85. The infinitive active is formed

  1. In athematic tenses (except the aorist in -σᾰ) by the suffixes -μεναι, -μεν, -εναι, -ναι.

    Of these -μεναι is the most usual

    θέ-μεναι
    γνώ-μεναι
    μιγή- μεναι
    ἴδ-μεναι
    τεθνά-μεναι
    ζευγ-νύ-μεναι

    -μεν occurs after short vowels

    ἴ-μεν
    δό-μεν
    τεθνά-μεν
    ὀρ-νύ-μεν

    also in ἔμμεν (five times, but always where we may write ἔμμενʼ), ἴδ-μεν (Il. 11.719), and ζευγ-νῦ-μεν (Il. 16.145), in which the long υ is irregular.

    The full suffix -έναι only occurs in ἰ-έναι; but there are many other infinitives in -ναι, all of them containing a long vowel or diphthong in which an ε may be supposed to have been absorbed.

    δοῦναι (for δο-έναι, see Max Müller, Chips, iv. 56)
    θεῖναι
    στῆναι
    βῆναι
    δῦναι
    γνῶναι
    ἁλῶναι
    βιῶναι
    ἀῆναι
    φορῆ-ναι
    διδοῦναι (Il. 24.425).

    The original form of the suffix seems to have been -ϝεναι.

    From εἰμί (ἐσ-) are formed ἔμμεναι, ἔμμεν, ἔμεναι, ἔμεν, and εἶναι. Of these ἔμεναι, ἔμεν are irregular; they follow the analogy of θέμεναι, etc. Cp. the 1st plural ἐμέν (Soph. El. 21). From εἶ-μι are formed ἴ-μεναι, ἴ-μεν, and ἰ-έναι. In one place (Il. 20.365) ἴμεναι is scanned with ῑ—perhaps in imitation of ἔμμεναι (Solmsen, K. Z. xxix. 72).

    The common Attic present infinitives ἱστά-ναι, τιθέ-ναι, διδό-ναι, δεικ-νύ-ναι, etc., as well as the perfect infinitives in -έναι, are entirely unknown in Homer.

  2. In thematic tenses by -έ-μεναι, -έ-μεν, -ειν; as εἰπ-έ-μεναι, εἰπ-έ-μεν, βάλλ-ειν.

    The ending -ε-ειν only occurs in the thematic aorist, and is anomalous; compare βαλ-έ-ειν (stem βαλε-) and βάλλ-ειν (stem βαλλε-). The original ending was doubtless
    -έεν.

    stem βαλε-, inf. βαλέ-εν, contr. βαλεῖν
    stem βάλλε-, inf. βάλλε-εν, contr. βάλλειν

    In the aorist the meter usually allows us to restore -έεν (see Renner, Curt.
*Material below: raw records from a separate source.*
## Fuse the ConvTranspose head GEMM as a tail into the decoder residual chain kernel

The decoder's persistent residual-chain kernel gains a tail stage that multiplies the final activation tile by the k1 ConvT weight slices, adds the bias, writes the bf16 Y output, and accumulates per-column BN statistics in double via atomics. The separate head GEMM is skipped when the tail is enabled, which is the default. Weight packing is extended so one-tap tail matrices can be packed in the same launch as the chain weights. The aim is to avoid writing and re-reading the last residual output and to save a kernel launch. In exchange the kernel needs more LDS and becomes more complex, and the column-statistic accumulation in the GEMM epilogue also moves to double.

```diff
diff --git a/include/arcweld_amd.h b/include/arcweld_amd.h
--- a/include/arcweld_amd.h
+++ b/include/arcweld_amd.h
@@ -56,6 +56,7 @@
 int aw_wgrad_set_spin_limit(int polls);
 
 #define AW_RES_CHAIN_MAX 16
+#define AW_RES_TAIL_MAX 8
 typedef struct {
   int64_t N;
   int H, R;
@@ -75,6 +76,11 @@
   const uint64_t* seed_ptr;
   int store_policy;
   uint64_t* drop_masks;
+  int tail_k1;
+  const void* tail_w[AW_RES_TAIL_MAX];
+  const float* tail_bias;
+  void* tail_y;
+  double* tail_colstats;
 } aw_res_chain_fwd_args;
 typedef struct {
   int64_t N;
@@ -100,6 +106,8 @@
                          void* masks, void* stream);
 #define AW_RES_PACK_MAX 32
 int aw_res_pack_weights(const void* const* src, void* const* fwd, void* const* bwd, int n, int taps, void* stream);
+int aw_res_pack_weights_mixed(const void* const* src, void* const* fwd, void* const* bwd, const int* job_taps, int n,
+                              int taps, void* stream);
 
 int aw_vq_forward(const float* z, const float* E, int64_t N, int K, int D,
                   float* zq, int64_t* idx, float* counts, double* sqerr, void* stream);
diff --git a/vq-vae-transformer-arc-welding_amd/arcweld/_native.py b/vq-vae-transformer-arc-welding_amd/arcweld/_native.py
--- a/vq-vae-transformer-arc-welding_amd/arcweld/_native.py
+++ b/vq-vae-transformer-arc-welding_amd/arcweld/_native.py
@@ -60,6 +60,7 @@
 
 RES_CHAIN_MAX = 16
 RES_PACK_MAX = 32
+RES_TAIL_MAX = 8
 _E = RES_CHAIN_MAX
 
 
@@ -68,7 +69,9 @@
                 ("w1", c_p * _E), ("w2", c_p * _E), ("b1", c_p * _E), ("b2", c_p * _E),
                 ("dgelu_h", c_p * _E), ("a1", c_p * _E), ("dgelu_x", c_p * _E), ("a", c_p * _E),
                 ("drop_p", c_f), ("drop_seed", ctypes.c_uint64 * _E), ("seed_ptr", c_p), ("store_policy", c_int),
-                ("drop_masks", c_p)]
+                ("drop_masks", c_p),
+                ("tail_k1", c_int), ("tail_w", c_p * RES_TAIL_MAX), ("tail_bias", c_p), ("tail_y", c_p),
+                ("tail_colstats", c_p)]
 
 
 class ResChainBwdArgs(ctypes.Structure):
@@ -93,6 +96,8 @@
     "aw_res_chain_fwd": [ctypes.POINTER(ResChainFwdArgs), c_p],
     "aw_res_chain_bwd": [ctypes.POINTER(ResChainBwdArgs), c_p],
     "aw_res_pack_weights": [ctypes.POINTER(c_p), ctypes.POINTER(c_p), ctypes.POINTER(c_p), c_int, c_int, c_p],
+    "aw_res_pack_weights_mixed": [ctypes.POINTER(c_p), ctypes.POINTER(c_p), ctypes.POINTER(c_p),
+                                  ctypes.POINTER(c_int), c_int, c_int, c_p],
     "aw_res_dropout_masks_bytes": [c_i64, c_int],
     "aw_res_dropout_masks": [c_i64, c_int, c_f, ctypes.POINTER(ctypes.c_uint64), c_p, c_p, c_p],
     "aw_weight_relayout_batch": [ctypes.POINTER(RelayoutJob), c_int, c_int, c_p],
diff --git a/vq-vae-transformer-arc-welding_amd/arcweld/kernels.py b/vq-vae-transformer-arc-welding_amd/arcweld/kernels.py
--- a/vq-vae-transformer-arc-welding_amd/arcweld/kernels.py
+++ b/vq-vae-transformer-arc-welding_amd/arcweld/kernels.py
@@ -253,8 +253,13 @@
     return 4.0 * R * N * H * H * (3 - 2.0 / seg)
 
 
+def convt_tail_ok():
+    import os
+    return os.environ.get("ARCWELD_CONVT_TAIL", "1") != "0"
+
+
 def res_chain_fwd(a0, x0, w1, w2, b1, b2, dh, a1, dx, a, drop=(0.0, None), seed_ptr=None, masks=None, taps=1, seg=16,
-                  stream=None):
+                  stream=None, tail=None):
     N, H = a0.shape
     R = len(w1)
     if not (1 <= R <= RES_CHAIN_MAX) or not all(len(v) == R for v in (w2, b1, b2, dh, a1, dx, a)):
@@ -271,11 +276,32 @@
     g.seed_ptr = ptr(seed_ptr)
     g.store_policy = _chain_store_policy()
     g.drop_masks = ptr(masks)
-    _maybe_timed(stream, "gemm_bf16", _chain_flops(R, N, H, taps, seg),
+    flops, extra = _chain_flops(R, N, H, taps, seg), []
+    if tail is not None:
+        wt, tb, Y, cst = tail
+        k1 = len(wt)
+        if taps != 3 or not (1 <= k1 <= nat.RES_TAIL_MAX):
+            raise nat.NativeError(f"res_chain_fwd: the tail needs taps == 3 and 1..{nat.RES_TAIL_MAX} matrices")
+        if Y.dtype != torch.bfloat16 or tuple(Y.shape) != (N, k1 * H) or not Y.is_contiguous():
+            raise nat.NativeError(f"res_chain_fwd: tail Y must be a contiguous ({N}, {k1 * H}) bfloat16 tensor")
+        if tb.dtype != torch.float32 or tb.numel() != H or not tb.is_contiguous():
+            raise nat.NativeError("res_chain_fwd: tail bias must be (H,) float32")
+        if cst is not None and (cst.dtype != torch.float64 or cst.numel() < 2 * H or not cst.is_contiguous()):
+            raise nat.NativeError("res_chain_fwd: tail colstats must be (2 H,) float64")
+        for w in wt:
+            if w.dtype != torch.bfloat16 or w.numel() != H * H or not w.is_contiguous():
+                raise nat.NativeError("res_chain_fwd: tail matrices must be packed (H, H) bfloat16 copies")
+        g.tail_k1 = k1
+        for j in range(k1):
+            g.tail_w[j] = ptr(wt[j])
+        g.tail_bias, g.tail_y, g.tail_colstats = ptr(tb), ptr(Y), ptr(cst)
+        flops += 2.0 * N * k1 * H * H
+        extra = [Y, tb] + list(wt)
+    _maybe_timed(stream, "gemm_bf16", flops,
                  lambda sp: call("aw_res_chain_fwd", ctypes.byref(g), sp),
                  lambda: (f"res_chain_fwd_kernel<{int(taps)}>",
                           _nbytes([a0, x0, masks] + list(w1) + list(w2) + list(b1) + list(b2) + list(dh) + list(a1) +
-                                  list(dx)[:-1] + list(a))))
+                                  list(dx)[:-1] + list(a) + extra)))
 
 
 def res_chain_bwd(gx, gxo, w1t, w2t, dh, x0, dx, gh, gxo_out, drop_p=0.0, masks=None, taps=1, seg=16, stream=None):
@@ -301,20 +327,26 @@
                                   list(gxo_out))))
 
 
-def res_pack_weights(src, fwd=None, bwd=None, taps=1, stream=None):
+def res_pack_weights(src, fwd=None, bwd=None, taps=1, stream=None, job_taps=None):
     n = len(src)
     fwd = fwd if fwd is not None else [None] * n
     bwd = bwd if bwd is not None else [None] * n
-    if len(fwd) != n or len(bwd) != n:
+    jt = [int(taps)] * n if job_taps is None else [int(v) for v in job_taps]
+    if len(fwd) != n or len(bwd) != n or len(jt) != n:
         raise nat.NativeError("res_pack_weights: list lengths differ")
-    for t in list(src) + [t for t in fwd + bwd if t is not None]:
-        if t.dtype != torch.bfloat16 or t.numel() != 512 * 512 * taps or not t.is_contiguous():
-            raise nat.NativeError(f"res_pack_weights: need contiguous 512 x {512 * taps} bfloat16 tensors")
+    for i in range(n):
+        for t in (src[i], fwd[i], bwd[i]):
+            if t is not None and (t.dtype != torch.bfloat16 or t.numel() != 512 * 512 * jt[i] or not t.is_contiguous()):
+                raise nat.NativeError(f"res_pack_weights: need contiguous 512 x {512 * jt[i]} bfloat16 tensors")
     for c0 in range(0, n, nat.RES_PACK_MAX):
         sl = slice(c0, c0 + nat.RES_PACK_MAX)
         m = len(src[sl])
         arr = lambda ts: (ctypes.c_void_p * m)(*[ptr(t) for t in ts])
-        call("aw_res_pack_weights", arr(src[sl]), arr(fwd[sl]), arr(bwd[sl]), m, int(taps), stream_ptr(stream))
+        if job_taps is None:
+            call("aw_res_pack_weights", arr(src[sl]), arr(fwd[sl]), arr(bwd[sl]), m, int(taps), stream_ptr(stream))
+        else:
+            call("aw_res_pack_weights_mixed", arr(src[sl]), arr(fwd[sl]), arr(bwd[sl]), (ctypes.c_int * m)(*jt[sl]), m,
+                 int(taps), stream_ptr(stream))
 
 
 def vq_forward(z2d, E, zq, idx, counts, sqerr, stream=None, zq_copy=None, count_groups=1):
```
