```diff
diff --git a/representation-disentanglement_amd/ops.py b/representation-disentanglement_amd/ops.py
--- a/representation-disentanglement_amd/ops.py
+++ b/representation-disentanglement_amd/ops.py
@@ -1008,6 +1008,50 @@
     return _Bilinear.apply(x, tuple(out_hw), bool(align_corners))
 
 
+_HEAD_FOLD = _os.environ.get('MRDIS_HEAD_FOLD', '1') != '0'
+
+
+def set_head_fold(enabled):
+    global _HEAD_FOLD
+    _HEAD_FOLD = bool(enabled)
+
+
+class _Up2TapSum(Function):
+
+    @staticmethod
+    def forward(ctx, M, bias, Co):
+        ctx.bias_param = bias
+        return hip.up2_tapsum_fwd(M, bias, Co)
+
+    @staticmethod
+    def backward(ctx, dy):
+        bias = ctx.bias_param
+        need_b = bias is not None and ctx.needs_input_grad[1]
+        sink = _grad_sink(bias) if need_b else None
+        G, db = hip.up2_tapsum_bwd(dy, need_bias=need_b, bias_sink=sink)
+        return G, db, None
+
+
+def up2_tapsum(M, bias, Co):
+    return _Up2TapSum.apply(M, bias, int(Co))
+
+
+def head_fold_applies(x, Ci, Co):
+    return (_HEAD_FOLD and _COMPUTE_DTYPE == hip.DT_F32 and _MIX_CACHE is not None and torch.is_grad_enabled() and type(x) is torch.Tensor
+            and x.is_cuda and x.dtype is torch.float32 and x.dim() == 4 and x.shape[1] == Ci and hip.up2_tapsum_applies(x.shape[0], Co))
+
+
+def conv3x3_after_up2(x, w_tck, w_tkc, bias):
+    T, Ci, Co = w_tck.shape
+    assert T == 9 and tuple(w_tkc.shape) == (9, Co, Ci), (w_tck.shape, w_tkc.shape)
+
+    def regroup():
+        return (w_tck, w_tck.permute(1, 0, 2).reshape(1, Ci, 9 * Co), w_tkc.reshape(1, 9 * Co, Ci))
+    _, w1_tck, w1_tkc = cached_mix(('head1x1', id(w_tck)), regroup)
+    M = conv2d(x, w1_tck, w1_tkc, None, 1, 1, 1, 0)
+    return up2_tapsum(M, bias, Co)
+
+
 class _BilinearUp2Stats(Function):
 
     @staticmethod
```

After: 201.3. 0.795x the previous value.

Stud. i. 2. p. 33).

    It is possible that the forms βαλέ-ειν, etc., are genuine, since -εεν might pass into -εειν from the analogy of the present infinitive in -ειν, just as in the Rhodian dialect -έμεν became -έμειν. Leo Meyer (Vergl. Gr. ii. 284) proposed to read βαλέ-μεν, etc. But, as Renner points out (l. c.), the change from -εεν to -εειν is very much slighter, indeed is a mere matter of spelling. Original βαλέμεν, etc. would probably have been retained.

  3. The aorist in -σᾰ forms -σαι, as στῆ-σαι.
  4. The infinitive middle is formed by -σθαι.

    βλῆ-σθαι
    πεφά-σθαι
    ἵστα-σθαι
    ἰδέ-σθαι
    βάλλε-σθαι
    στή-σα-σθαι

    The infinitive is originally a case form of an abstract noun (nomen actionis). Thus -μεναι consists of the nominal suffix -μεν (§ 114) with the dative ending -αι: ἴδ-μεν-αι "for knowing" (Sanskrit vid-mán-e). Similarly δοῦναι is δο-ϝεν-αι (dā-νán-e) "for giving." Probably the infinitives in -σαι and -σθαι also are datives (Max Müller, l.c.). Infinitives in -μεν and -εν appear to be locatives formed without case ending (§ 99). If so, the infinitives in -μεν and -εν (-ειν) originally differed in meaning from those in -μεναι, -εναι, etc. In Greek, however, the sense of the infinitive as a case form is lost, so that the different forms are all construed in exactly the same way.

86. The Participle. The aorist, the present, and the future tense stems form the active participle by the suffix -ντ-. Thus we have

Athematic: στα-ντ-, τιθε-ντ-
Thematic: βαλο-ντ-, στη-σο-ντ-, etc.

The vowel before -ντ- is always short, as γνο-ντ-, μιγε-ντ-.

The perfect stem takes -οτ or -οσ (originally -ϝοτ, -ϝοσ), feminine -υιᾰ (for -υσ-ι̯ᾰ, the
-ῠσ originally a weak form for -ϝοσ). The middle participle is formed by -μενος, which in the perfect is accented -μένος.

For the verbal adjectives in -το-ς, see § 114. The verbal in -τέος is post-Homeric.